[[ Exercise inputs open ]]
@@ -103,12 +106,12 @@
     long long *hit_rows;
     unsigned long long *hit_count;
     long long hit_cap;
-    int nslabs, nb, lo, min_val, bin_blocks, hist_blocks, spill_lo, spill_n, spill_blocks, hit_slabs, par, total;
+    int nslabs, nb, slab_stride, lo, min_val, bin_blocks, hist_blocks, spill_lo, spill_n, spill_blocks, hit_slabs, par, total;
 };
 struct PostJobs { PostJob j[kPostJobs]; };
 
 __device__ inline void
-post_body(const unsigned *__restrict__ partials, int nslabs, int nb, int lo, int min_val,
+post_body(const unsigned *__restrict__ partials, int nslabs, int nb, int slab_stride, int lo, int min_val,
           unsigned long long *__restrict__ hist64, int bin_blocks, int hist_blocks,
           unsigned *__restrict__ spill, int spill_lo, int spill_n, int spill_blocks,
           const long long *__restrict__ resid, const int *__restrict__ resid_n, int hit_slabs,
@@ -119,15 +122,30 @@
     if (blockIdx.x == 0 && tid == 0 && hit_slabs == 0 && ctl) ctl->mid[(par + kCtlAhead) % kCtlSlots] = 0ull;
     if ((int)blockIdx.x < hist_blocks) {
         const int bx = blockIdx.x % bin_blocks, by = blockIdx.x / bin_blocks;
-        const int b = bx * 256 + tid;
-        if (b > nb) return;
+        const int b0 = 4 * (bx * 256 + tid);
+        if (b0 > nb) return;
         const int g0 = by * kSlabsPerGroup;
-        const int g1 = min(g0 + kSlabsPerGroup, nslabs);
-        unsigned long long s = 0;
-        const size_t stride = (size_t)(nb + 1);
-#pragma unroll 8
-        for (int g = g0; g < g1; ++g) s += __builtin_nontemporal_load(&partials[g * stride + b]);
-        if (s) atomicAdd(&hist64[b == nb ? min_val : lo + b], s);
+        typedef unsigned u32x4 __attribute__((ext_vector_type(4)));
+        const u32x4 *col = reinterpret_cast<const u32x4 *>(partials + b0);
+        const size_t stride4 = (size_t)(slab_stride >> 2);
+        u32x4 v[kSlabsPerGroup];
+#pragma unroll
+        for (int i = 0; i < kSlabsPerGroup; ++i)
+            v[i] = __builtin_nontemporal_load(&col[(size_t)min(g0 + i, nslabs - 1) * stride4]);
+        unsigned long long s[4] = {0ull, 0ull, 0ull, 0ull};
+#pragma unroll
+        for (int i = 0; i < kSlabsPerGroup; ++i)
+            if (g0 + i < nslabs) {
+                s[0] += v[i].x;
+                s[1] += v[i].y;
+                s[2] += v[i].z;
+                s[3] += v[i].w;
+            }
+#pragma unroll
+        for (int c = 0; c < 4; ++c) {
+            const int b = b0 + c;
+            if (b <= nb && s[c]) atomicAdd(&hist64[b == nb ? min_val : lo + b], s[c]);
+        }
         return;
     }
     if ((int)blockIdx.x < hist_blocks + spill_blocks) {
@@ -178,7 +196,7 @@
 {
     const PostJob &q = jobs.j[blockIdx.y];
     if ((int)blockIdx.x >= q.total) return;
-    post_body(q.partials, q.nslabs, q.nb, q.lo, q.min_val, q.hist64, q.bin_blocks, q.hist_blocks, q.spill, q.spill_lo,
+    post_body(q.partials, q.nslabs, q.nb, q.slab_stride, q.lo, q.min_val, q.hist64, q.bin_blocks, q.hist_blocks, q.spill, q.spill_lo,
               q.spill_n, q.spill_blocks, q.resid, q.resid_n, q.hit_slabs, q.ctl, q.par, q.hit_rows, q.hit_cap,
               q.hit_count);
 }
diff --git a/grafimo_amd/csrc/gfm_score_quad.hpp b/grafimo_amd/csrc/gfm_score_quad.hpp
--- a/grafimo_amd/csrc/gfm_score_quad.hpp
+++ b/grafimo_amd/csrc/gfm_score_quad.hpp
@@ -11,7 +11,8 @@
 typedef __attribute__((address_space(3))) const u32x4_t lds_cu32x4;
 typedef int i32x4 __attribute__((ext_vector_type(4)));
 
-template <int W, int MM, bool STORE = true>
+enum : int { kStoreNone = 0, kStoreVecThrough = 1, kStoreVecStream = 2, kStoreScalar = 3 };
+template <int W, int MM, int FORM = kStoreVecThrough>
 __global__ void __launch_bounds__(kThreads)
 score_quad_kernel(const uint8_t *__restrict__ kmers, long long n, long long row_base, const ScoreArgs<MM> a)
 {
@@ -33,24 +34,40 @@
     unsigned char *tab = smem;
     unsigned char *stage_base = smem + kTabBytes;
     unsigned *hist[MM];
+    unsigned hist_off[MM];
     {
         unsigned *h = reinterpret_cast<unsigned *>(stage_base + n_waves * SSTRIDE);
+        unsigned ho = (unsigned)(kTabBytes + n_waves * SSTRIDE);
 #pragma unroll
         for (int m = 0; m < MM; ++m) {
             hist[m] = h;
-            if (a.m[m].use_hist) h += a.m[m].nb + 1;
-        }
-    }
+            hist_off[m] = ho;
+            if (a.m[m].use_hist) {
+                h += a.m[m].nb + 1;
+                ho += 4u * (unsigned)(a.m[m].nb + 1);
+            }
+        }
+    }
+    auto count_row = [&](int m, int sc) __attribute__((always_inline)) {
+        const MotifArgs &ma = a.m[m];
+        const unsigned off = (unsigned)(sc - ma.lo);
+        if (off < (unsigned)ma.nb)
+            __hip_atomic_fetch_add((lds_u32 *)(uintptr_t)(hist_off[m] + 4u * off), 1u, __ATOMIC_RELAXED,
+                                   __HIP_MEMORY_SCOPE_WORKGROUP);
+        else if (sc == ma.min_val)
+            __hip_atomic_fetch_add((lds_u32 *)(uintptr_t)(hist_off[m] + 4u * (unsigned)ma.nb), 1u, __ATOMIC_RELAXED,
+                                   __HIP_MEMORY_SCOPE_WORKGROUP);
+        else
+            __hip_atomic_fetch_add(&ma.spill[(size_t)(blockIdx.x & (kSpillCopies - 1)) * (size_t)ma.spill_n + (size_t)(sc - ma.spill_lo)],
+                                   1u, __ATOMIC_RELAXED, __HIP_MEMORY_SCOPE_AGENT);
+    };
 
     unsigned char *stage = stage_base + wave * SSTRIDE;
     const unsigned stage_off = (unsigned)(kTabBytes + wave * SSTRIDE);
     const long long nfull = n / kQuadRows;
     const long long cstride = (long long)gridDim.x * n_waves;
-    bool vec_store = true;
     const bool through = a.store_through == 1;
-    constexpr bool no_store = !STORE;
-#pragma unroll
-    for (int m = 0; m < MM; ++m) vec_store = vec_store && (reinterpret_cast<uintptr_t>(a.m[m].scores) & 15u) == 0;
+    constexpr bool no_store = FORM == kStoreNone;
 
     uint4 pre[kQuadDepth][kLoads];
     auto fetch = [&](uint4 (&dst)[kLoads], long long c) {
@@ -79,22 +96,14 @@
 
     int p_score[MM][4];
     long long p_crow = -1;
-    auto book = [&]() {
+    auto book = [&]() __attribute__((always_inline)) {
         const int k0 = 4 * lane;
 #pragma unroll
         for (int m = 0; m < MM; ++m) {
             const MotifArgs &ma = a.m[m];
             if (ma.use_hist) {
 #pragma unroll
-                for (int j = 0; j < 4; ++j) {
-                    const unsigned off = (unsigned)(p_score[m][j] - ma.lo);
-                    if (off < (unsigned)ma.nb)
-                        atomicAdd(&hist[m][off], 1u);
-                    else if (p_score[m][j] == ma.min_val)
-                        atomicAdd(&hist[m][ma.nb], 1u);
-                    else
-                        atomicAdd(&ma.spill[(size_t)(blockIdx.x & (kSpillCopies - 1)) * (size_t)ma.spill_n + (size_t)(p_score[m][j] - ma.spill_lo)], 1u);
-                }
+                for (int j = 0; j < 4; ++j) count_row(m, p_score[m][j]);
             }
             if (select[m]) {
                 const int best = max(max(p_score[m][0], p_score[m][1]), max(p_score[m][2], p_score[m][3]));
@@ -133,20 +142,22 @@
             for (int i = tid; i <= a.m[m].nb; i += wg_threads) hist[m][i] = 0u;
     __syncthreads();
 
-    while (c < nfull) {
+    auto write_strip = [&](const uint4 (&src)[kLoads]) __attribute__((always_inline)) {
+#pragma unroll
+        for (int i = 0; i < kLoads; ++i) {
+            const int off = i * 1024 + lane * 16;
+            if (i * 1024 + 1024 <= CB || off < CB) {
+                const int dst = PAD ? off + PAD * (off / (4 * W)) : off;
+                *reinterpret_cast<uint4 *>(stage + dst) = src[i];
+            }
+        }
+    };
+    bool more = c < nfull;
+    if (more) write_strip(pre[0]);
+    while (more) {
 #pragma unroll
         for (int d = 0; d < kQuadDepth; ++d) {
-            if (c >= nfull) break;
             const long long crow = c * kQuadRows;
-            if (p_crow >= 0) book();
-#pragma unroll
-            for (int i = 0; i < kLoads; ++i) {
-                const int off = i * 1024 + lane * 16;
-                if (i * 1024 + 1024 <= CB || off < CB) {
-                    const int dst = PAD ? off + PAD * (off / (4 * W)) : off;
-                    *reinterpret_cast<uint4 *>(stage + dst) = pre[d][i];
-                }
-            }
             if (c + kQuadDepth * cstride < nfull) fetch(pre[d], c + kQuadDepth * cstride);
             __builtin_amdgcn_fence(__ATOMIC_RELEASE, "wavefront");
             __builtin_amdgcn_wave_barrier();
@@ -223,10 +234,10 @@
                 const __amdgpu_buffer_rsrc_t rs =
                     __builtin_amdgcn_make_buffer_rsrc(a.m[m].scores + crow, 0, kQuadRows * 4, 0x00020000);
                 if (no_store) {
-                } else if (vec_store) {
+                } else if constexpr (FORM != kStoreScalar) {
                     const u32x4_t out = {(unsigned)score[m][0], (unsigned)score[m][1], (unsigned)score[m][2],
                                          (unsigned)score[m][3]};
-                    if (through)
+                    if constexpr (FORM == kStoreVecThrough)
                         __builtin_amdgcn_raw_buffer_store_b128(out, rs, k0 * 4, 0, kStoreThrough);
                     else
                         __builtin_amdgcn_raw_buffer_store_b128(out, rs, k0 * 4, 0, kStoreStream);
@@ -246,6 +257,12 @@
             __builtin_amdgcn_fence(__ATOMIC_ACQUIRE, "wavefront");
             __builtin_amdgcn_wave_barrier();
             c += cstride;
+            if (c >= nfull) {
+                more = false;
+                break;
+            }
+            book();
+            write_strip(pre[(d + 1) % kQuadDepth]);
         }
     }
     if (p_crow >= 0) book();
@@ -279,15 +296,7 @@
                 const int sc = bad ? ma.min_val : (int)((MM == 1 ? s64 : (s64 >> (19 * m))) & 0x7FFFFull);
                 if (live) {
                     if (!no_store) ma.scores[first + k] = sc;
-                    if (ma.use_hist) {
-                        const unsigned off = (unsigned)(sc - ma.lo);
-                        if (off < (unsigned)ma.nb)
-                            atomicAdd(&hist[m][off], 1u);
-                        else if (sc == ma.min_val)
-                            atomicAdd(&hist[m][ma.nb], 1u);
-                        else
-                            atomicAdd(&ma.spill[(size_t)(blockIdx.x & (kSpillCopies - 1)) * (size_t)ma.spill_n + (size_t)(sc - ma.spill_lo)], 1u);
-                    }
+                    if (ma.use_hist) count_row(m, sc);
                 }
                 if (select[m])
                     hitq_push(hitq[m], qn[m], live && sc >= ma.cutoff,
@@ -316,8 +325,8 @@
             if (tid == 0) ma.resid_n[blockIdx.x] = tot;
         }
         if (ma.use_hist) {
-            unsigned *slab = ma.partials + (size_t)blockIdx.x * (size_t)(ma.nb + 1);
-            for (int i = tid; i <= ma.nb; i += wg_threads) slab[i] = hist[m][i];
+            unsigned *slab = ma.partials + (size_t)blockIdx.x * (size_t)ma.slab_stride;
+            for (int i = tid; i < ma.slab_stride; i += wg_threads) slab[i] = i <= ma.nb ? hist[m][i] : 0u;
         }
     }
 }
diff --git a/grafimo_amd/csrc/gfm_stats_kernels.hpp b/grafimo_amd/csrc/gfm_stats_kernels.hpp
--- a/grafimo_amd/csrc/gfm_stats_kernels.hpp
+++ b/grafimo_amd/csrc/gfm_stats_kernels.hpp
@@ -300,4 +300,106 @@
                  q.cutoff, q.nrows, q.clear, q.nblk);
 }
 
-}
+constexpr int kQFusedPer = 32;
+constexpr int kQFusedBins = kQThreads * kQFusedPer;
+
+__global__ void __launch_bounds__(kQThreads) q_fused_kernel(const QJobs jobs)
+{
+    const QJob &job = jobs.j[blockIdx.x];
+    const unsigned long long *hist = job.hist;
+    const double *__restrict__ ptable = job.ptable;
+    double *__restrict__ qtable = job.qtable;
+    const int L = job.L, lo = job.lo, hi = job.hi, min_val = job.min_val;
+    __shared__ unsigned long long sh[kQThreads / kWave];
+    __shared__ double shm[kQThreads / kWave];
+    __shared__ int first_s;
+    const int tid = threadIdx.x, lane = tid & 63, wave = tid >> 6;
+    const int j0 = lo + tid * kQFusedPer;
+    const bool n_outside = min_val < lo || min_val > hi;
+    if (tid == 0) first_s = L;
+
+    unsigned long long h[kQFusedPer];
+    double p[kQFusedPer];
+#pragma unroll
+    for (int i = 0; i < kQFusedPer; ++i) h[i] = hist[min(j0 + i, hi)];
+#pragma unroll
+    for (int i = 0; i < kQFusedPer; ++i) p[i] = ptable[min(j0 + i, hi)];
+    const unsigned long long n_rows_N = n_outside ? hist[min_val] : 0ull;
+    const double p_min_val = ptable[min_val];
+    unsigned long long mine = 0;
+#pragma unroll
+    for (int i = 0; i < kQFusedPer; ++i) {
+        if (j0 + i > hi) h[i] = 0ull;
+        mine += h[i];
+    }
+    unsigned long long cs = mine;
+#pragma unroll
+    for (int d = 1; d < kWave; d <<= 1) {
+        const unsigned long long v = __shfl_down(cs, d);
+        if (lane + d < kWave) cs += v;
+    }
+    if (lane == 0) sh[wave] = cs;
+    __syncthreads();
+    unsigned long long above = cs - mine, total = 0;
+#pragma unroll
+    for (int w = 0; w < kQThreads / kWave; ++w) {
+        if (w > wave) above += sh[w];
+        total += sh[w];
+    }
+    const unsigned long long n = total + n_rows_N;
+    const double nd = (double)n;
+    double tmin = INFINITY;
+    {
+        unsigned long long c_ge = above;
+#pragma unroll
+        for (int i = kQFusedPer - 1; i >= 0; --i) {
+            c_ge += h[i];
+            const double raw = h[i] ? p[i] / ((double)c_ge / nd) : INFINITY;
+            h[i] = (unsigned long long)__double_as_longlong(raw);
+            tmin = fmin(tmin, raw);
+        }
+    }
+    double ms = tmin;
+#pragma unroll
+    for (int d = 1; d < kWave; d <<= 1) {
+        const double v = __shfl_up(ms, d);
+        if (lane >= d) ms = fmin(ms, v);
+    }
+    if (lane == kWave - 1) shm[wave] = ms;
+    double below = __shfl_up(ms, 1);
+    if (lane == 0) below = INFINITY;
+    __syncthreads();
+    double all = INFINITY;
+#pragma unroll
+    for (int w = 0; w < kQThreads / kWave; ++w) {
+        if (w < wave) below = fmin(below, shm[w]);
+        all = fmin(all, shm[w]);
[[ Exercise inputs closed ]]
Your objective — From the listing above, work out the number of lines that contain "void" and give only that.

Exercise output — 3